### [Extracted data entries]
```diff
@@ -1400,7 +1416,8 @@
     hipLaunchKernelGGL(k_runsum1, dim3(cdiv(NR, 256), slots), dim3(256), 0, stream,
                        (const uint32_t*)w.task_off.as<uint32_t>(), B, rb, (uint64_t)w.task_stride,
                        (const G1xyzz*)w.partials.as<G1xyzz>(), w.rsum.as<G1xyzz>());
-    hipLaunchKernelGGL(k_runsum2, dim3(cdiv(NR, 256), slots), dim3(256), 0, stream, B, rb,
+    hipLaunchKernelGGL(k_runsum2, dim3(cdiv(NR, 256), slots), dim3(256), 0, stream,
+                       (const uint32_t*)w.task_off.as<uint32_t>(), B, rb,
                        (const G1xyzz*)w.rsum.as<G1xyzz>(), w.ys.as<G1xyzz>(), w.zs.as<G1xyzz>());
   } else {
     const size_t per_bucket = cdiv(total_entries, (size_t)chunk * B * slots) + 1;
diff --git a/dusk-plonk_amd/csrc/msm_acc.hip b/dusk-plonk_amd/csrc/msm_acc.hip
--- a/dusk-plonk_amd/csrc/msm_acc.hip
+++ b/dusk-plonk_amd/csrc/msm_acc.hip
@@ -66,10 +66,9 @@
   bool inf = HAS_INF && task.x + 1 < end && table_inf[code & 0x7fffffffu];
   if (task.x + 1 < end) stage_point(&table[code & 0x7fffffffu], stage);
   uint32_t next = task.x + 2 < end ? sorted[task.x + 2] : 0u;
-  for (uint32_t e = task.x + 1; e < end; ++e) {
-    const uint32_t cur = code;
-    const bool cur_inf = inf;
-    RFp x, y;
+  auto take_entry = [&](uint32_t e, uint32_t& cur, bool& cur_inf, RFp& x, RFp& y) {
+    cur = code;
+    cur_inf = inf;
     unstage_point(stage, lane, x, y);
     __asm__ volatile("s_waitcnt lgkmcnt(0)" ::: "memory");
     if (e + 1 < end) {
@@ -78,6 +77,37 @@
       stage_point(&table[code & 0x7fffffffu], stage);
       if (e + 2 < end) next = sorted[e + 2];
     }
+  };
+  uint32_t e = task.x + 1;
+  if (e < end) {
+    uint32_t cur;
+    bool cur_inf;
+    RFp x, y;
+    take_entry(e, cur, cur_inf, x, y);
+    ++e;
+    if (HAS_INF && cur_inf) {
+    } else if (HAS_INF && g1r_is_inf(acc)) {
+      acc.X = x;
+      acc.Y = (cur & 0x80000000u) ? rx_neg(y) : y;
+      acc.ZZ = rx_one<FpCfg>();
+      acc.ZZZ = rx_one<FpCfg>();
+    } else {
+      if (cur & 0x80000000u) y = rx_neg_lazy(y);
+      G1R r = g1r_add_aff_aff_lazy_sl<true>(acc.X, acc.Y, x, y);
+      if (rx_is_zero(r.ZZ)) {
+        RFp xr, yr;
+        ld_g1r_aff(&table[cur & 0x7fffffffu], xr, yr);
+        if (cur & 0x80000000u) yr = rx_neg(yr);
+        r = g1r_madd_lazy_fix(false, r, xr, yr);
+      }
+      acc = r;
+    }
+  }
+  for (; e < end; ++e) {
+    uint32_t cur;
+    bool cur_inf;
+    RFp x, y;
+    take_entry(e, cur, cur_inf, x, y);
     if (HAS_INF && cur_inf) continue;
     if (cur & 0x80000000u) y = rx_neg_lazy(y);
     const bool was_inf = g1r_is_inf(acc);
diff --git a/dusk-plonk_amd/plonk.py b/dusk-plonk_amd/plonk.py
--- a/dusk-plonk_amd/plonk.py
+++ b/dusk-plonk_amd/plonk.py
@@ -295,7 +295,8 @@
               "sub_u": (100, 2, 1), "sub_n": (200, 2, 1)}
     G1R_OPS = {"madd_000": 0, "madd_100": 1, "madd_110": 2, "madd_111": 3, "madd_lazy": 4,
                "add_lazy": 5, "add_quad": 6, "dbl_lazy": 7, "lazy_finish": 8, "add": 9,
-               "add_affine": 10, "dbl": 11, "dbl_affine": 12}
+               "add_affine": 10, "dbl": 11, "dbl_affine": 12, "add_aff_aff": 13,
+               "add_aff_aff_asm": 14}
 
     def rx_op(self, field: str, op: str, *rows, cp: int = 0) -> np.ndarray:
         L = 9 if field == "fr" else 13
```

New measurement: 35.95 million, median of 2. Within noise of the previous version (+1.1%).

### [WHAT TO WORK ON]
Go through the entries and filter for lines holding the word "next"; copy each match.

### [OUTPUT FOR THIS EXERCISE]
   uint32_t next = task.x + 2 < end ? sorted[task.x + 2] : 0u;
       if (e + 2 < end) next = sorted[e + 2];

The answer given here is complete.